Lights...Camera...Action!
- Manufacturer: Gottlieb
- Release date: December 1989
- Design: Jon Norris
- Artwork: Constantino Mitchell, Brian R. Johnson, Jeanine Mitchell
- Sound: Dave Zabriskie
- Production run: 1,708

= Lights...Camera...Action! (pinball) =

1989 pinball machine

Lights...Camera...Action! is a pinball machine designed by Jon Norris and released by Gottlieb in 1989. The game features a movie making theme.

==Description==
This is the first of Jon Norris' designs to use a timed mode feature.

The game uses two 20-digit alpha numeric displays. John Borg designed one of the devices on this machine, and recorded one of the voices.

There are five movie scenes which need to be completed - the gunfight scene, the multiball scene, the stair scene, the jackpot scene, and the stunt scene.

Lights...Camera...Action! was pinball’s first mode based game.

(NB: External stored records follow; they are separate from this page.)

@@ -684,10 +685,11 @@
         rx.p2f_k = NB / 2048u < 4u ? 4u : (NB / 2048u > (uint32_t)P2F_KMAX ? (uint32_t)P2F_KMAX : NB / 2048u);
         rx.w = ix->rx_w; rx.f2 = ix->rx_f2; rx.PF = ix->rx_PF; rx.F1 = F1; rx.F2 = F2;
         rx.NB = NB; rx.max_items = (uint32_t)max_items;
+        rx.ldT = (NB + RX_TT) / RX_TT * RX_TT;
         size_t off = 0;
         auto carve = [&](size_t bytes) { const size_t o = off; off += align256(bytes); return o; };
-        const size_t o_start1 = carve((size_t)NB * (F1 + 1) * 2), o_P1T = carve((size_t)F1 * (NB + 1) * 4),
-                     o_S1T = carve((size_t)F1 * NB * 2), o_csum = carve((size_t)chunks * F1 * 4),
+        const size_t o_start1 = carve((size_t)NB * (F1 + 1) * 2), o_P1T = carve((size_t)F1 * rx.ldT * 4),
+                     o_S1T = carve((size_t)F1 * rx.ldT * 2), o_csum = carve((size_t)chunks * F1 * 4),
                      o_T1 = carve((size_t)F1 * 4), o_ib = carve((size_t)(F1 + 1) * 4), o_wb = carve((size_t)(F1 + 1) * 4),
                      o_desc = carve(max_items * 8), o_start2 = carve(max_items * (F2 + 1) * 2), o_start2T = carve(max_items * (F2 + 1) * 2 + 256),
                      o_ctrl = carve(64),
@@ -738,10 +740,10 @@
         HIPCHK(hipGetLastError());
         KMMCHK(tm.end());
         KMMCHK(tm.begin(ix, KMM_KERNEL_RX_SCAN));
-        hipLaunchKernelGGL(k_rx_colsum, dim3(chunks), dim3(256), 0, ix->stream, rx);
+        hipLaunchKernelGGL(k_rx_colsum, dim3(chunks), dim3((F1 + 63) / 64 * 64), 0, ix->stream, rx);
         hipLaunchKernelGGL(k_rx_chunkscan, dim3(F1), dim3(256), 0, ix->stream, rx, chunks);
         hipLaunchKernelGGL(k_rx_tables, dim3(1), dim3(512), 0, ix->stream, rx);
-        hipLaunchKernelGGL(k_rx_colscan, dim3(chunks, (F1 + 255) / 256), dim3(256), 0, ix->stream, rx);
+        hipLaunchKernelGGL(k_rx_colscan, dim3((F1 + RX_TT - 1) / RX_TT, chunks), dim3(256), 0, ix->stream, rx);
         HIPCHK(hipGetLastError());
         KMMCHK(tm.end());
         KMMCHK(tm.begin(ix, KMM_KERNEL_RX_P2));
diff --git a/kmer_mapper_amd/csrc/kmm_radix.hpp b/kmer_mapper_amd/csrc/kmm_radix.hpp
--- a/kmer_mapper_amd/csrc/kmm_radix.hpp
+++ b/kmer_mapper_amd/csrc/kmm_radix.hpp
@@ -76,6 +76,7 @@
     uint32_t max_items;
     uint64_t *buf1, *buf2;
     uint16_t *start1;
+    uint32_t ldT;
     uint32_t *P1T;
     uint16_t *S1T;
     uint32_t *csum;
@@ -660,30 +661,33 @@
     rx_stat_add(iv, KMM_STAT_RX_P1, lookups);
 }
 
-__global__ void __launch_bounds__(256) k_rx_colsum(RxView rx)
-{
-    const uint32_t F1 = rx.F1;
+__global__ void __launch_bounds__(RX_MAXF) k_rx_colsum(RxView rx)
+{
+    __shared__ uint32_t s_e[RX_MAXF];
+    const uint32_t F1 = rx.F1, j = threadIdx.x;
     const uint32_t b0 = blockIdx.x * RX_CH;
     const uint32_t b1 = b0 + RX_CH < rx.NB ? b0 + RX_CH : rx.NB;
     const size_t ld = F1 + 1;
-    for (uint32_t c = threadIdx.x; c < F1; c += 256) {
-        const uint16_t *p = rx.start1 + (size_t)b0 * ld + c;
-        uint32_t sum = 0, b = b0;
-        for (; b + 8 <= b1; b += 8, p += 8 * ld) {
-            uint32_t lo[8], hi[8];
-#pragma unroll
-            for (int u = 0; u < 8; ++u) {
-                lo[u] = p[u * ld];
-                hi[u] = p[u * ld + 1];
-            }
-#pragma unroll
-            for (int u = 0; u < 8; ++u)
-                sum += hi[u] - lo[u];
+    uint32_t e = 0;
+    if (j < F1) {
+        const uint16_t *p = rx.start1 + (size_t)b0 * ld + j + 1;
+        uint32_t b = b0;
+        for (; b + 16 <= b1; b += 16, p += 16 * ld) {
+            uint32_t x[16];
+#pragma unroll
+            for (int u = 0; u < 16; ++u)
+                x[u] = p[u * ld];
+#pragma unroll
+            for (int u = 0; u < 16; ++u)
+                e += x[u];
         }
         for (; b < b1; ++b, p += ld)
-            sum += (uint32_t)p[1] - (uint32_t)p[0];
-        rx.csum[(size_t)blockIdx.x * F1 + c] = sum;
-    }
+            e += p[0];
+    }
+    s_e[j] = e;
+    __syncthreads();
+    if (j < F1)
+        rx.csum[(size_t)blockIdx.x * F1 + j] = e - (j ? s_e[j - 1] : 0u);
 }
 
 __device__ __forceinline__ uint32_t scan256_excl(uint32_t v, uint32_t *s_wave4, uint32_t *total)
@@ -717,7 +721,7 @@
     }
     if (threadIdx.x == 0) {
         rx.T1[c] = carry;
-        rx.P1T[(size_t)c * (rx.NB + 1) + rx.NB] = carry;
+        rx.P1T[(size_t)c * rx.ldT + rx.NB] = carry;
     }
 }
 
@@ -775,57 +779,76 @@
     }
 }
 
+constexpr int RX_TT = 64;
+static_assert(RX_CH % RX_TT == 0, "tiles of a chunk start line-aligned");
 __global__ void __launch_bounds__(256) k_rx_colscan(RxView rx)
 {
-    constexpr int TB = 32, CW = 256;
-    __shared__ uint32_t tP[CW][TB + 1];
-    __shared__ uint16_t tS[CW][TB + 2];
+    constexpr int T = RX_TT, RPW = RX_TT / 4;
+    __shared__ uint32_t tP[T][T + 1];
+    __shared__ uint16_t tS[T][T + 2];
+    __shared__ uint32_t s_tot[4][T];
     const uint32_t F1 = rx.F1, NB = rx.NB;
-    const uint32_t b0 = blockIdx.x * RX_CH;
+    const size_t ld = F1 + 1, ldT = rx.ldT;
+    const uint32_t lane = threadIdx.x & 63, wave = threadIdx.x >> 6;
+    const uint32_t c0 = blockIdx.x * T, c = c0 + lane;
+    const uint32_t nc = F1 - c0 < (uint32_t)T ? F1 - c0 : (uint32_t)T;
+    const uint32_t b0 = blockIdx.y * RX_CH;
     const uint32_t b1 = b0 + RX_CH < NB ? b0 + RX_CH : NB;
-    const size_t ld = F1 + 1;
-    const uint32_t lane = threadIdx.x & 63, wave = threadIdx.x >> 6;
-    {
-    const uint32_t cb = blockIdx.y * CW;
-    const uint32_t c = cb + threadIdx.x;
-    const uint32_t nc = F1 - cb < (uint32_t)CW ? F1 - cb : (uint32_t)CW;
-    uint32_t run = c < F1 ? rx.csum[(size_t)blockIdx.x * F1 + c] : 0u;
+    const bool ext = c0 + T <= F1;
+    uint32_t run = c < F1 ? rx.csum[(size_t)blockIdx.y * F1 + c] : 0u;
     const uint32_t ib = c < F1 ? rx.item_base[c] : 0u;
-    for (uint32_t t0 = b0; t0 < b1; t0 += TB) {
-        const uint32_t nb = b1 - t0 < (uint32_t)TB ? b1 - t0 : (uint32_t)TB;
-        if (c < F1) {
-            const uint16_t *p = rx.start1 + (size_t)t0 * ld + c;
-            uint32_t lo[TB], hi[TB];
-#pragma unroll
-            for (int u = 0; u < TB; ++u) {
-                lo[u] = (uint32_t)u < nb ? p[u * ld] : 0u;
-                hi[u] = (uint32_t)u < nb ? p[u * ld + 1] : 0u;
-            }
-#pragma unroll
-            for (int u = 0; u < TB; ++u) {
-                const uint32_t cnt = hi[u] - lo[u];
-                tP[threadIdx.x][u] = run;
-                tS[threadIdx.x][u] = (uint16_t)lo[u];
-                if (cnt) {
-                    uint32_t m = (run + RX_B - 1) / RX_B;
-                    while ((uint64_t)m * RX_B < (uint64_t)run + cnt) {
-                        rx.item_desc[ib + m] = make_uint2(t0 + u, c);
-                        ++m;
-                    }
-                }
-                run += cnt;
-            }
-        }
+    uint32_t lo[RPW], nx = 0;
+    auto load = [&](uint32_t t0) {
+        const uint32_t r0 = t0 + wave * RPW;
+        const uint16_t *p = rx.start1 + (size_t)r0 * ld;
+#pragma unroll
+        for (int u = 0; u < RPW; ++u)
+            lo[u] = c <= F1 && r0 + u < b1 ? p[u * ld + c] : 0u;
+        nx = ext && lane < (uint32_t)RPW && r0 + lane < b1 ? p[lane * ld + c0 + T] : 0u;
+    };
+    load(b0);
+    for (uint32_t t0 = b0; t0 < b1; t0 += T) {
+        uint32_t cur[RPW];
+#pragma unroll
+        for (int u = 0; u < RPW; ++u)
+            cur[u] = lo[u];
+        const uint32_t cnx = nx;
+        if (t0 + T < b1)
+            load(t0 + T);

It is based on Gottlieb's system 3, since system 80B could not handle its demands. The design was originally a card game. The spinner draw card feature was retained, but the rest of the pinball machine rules were adapted from the cancelled pinball machine Red Alert.

The pinball machine has a mechanical backbox animation in which handguns raised in a draw. The mode starts when the ball falls into the top hole. The player has to press the right flipper to beat the villain. At the top of the backbox are colored floodlights. The upper left of the playfield contains a rotating mini-playfield.

In multiplayer games there is a "catch-up" score feature which increases the scores of players at the end of each ball.

==Digital versions==
Lights...Camera...Action! released as a licensed table of The Pinball Arcade on several platforms in 2014.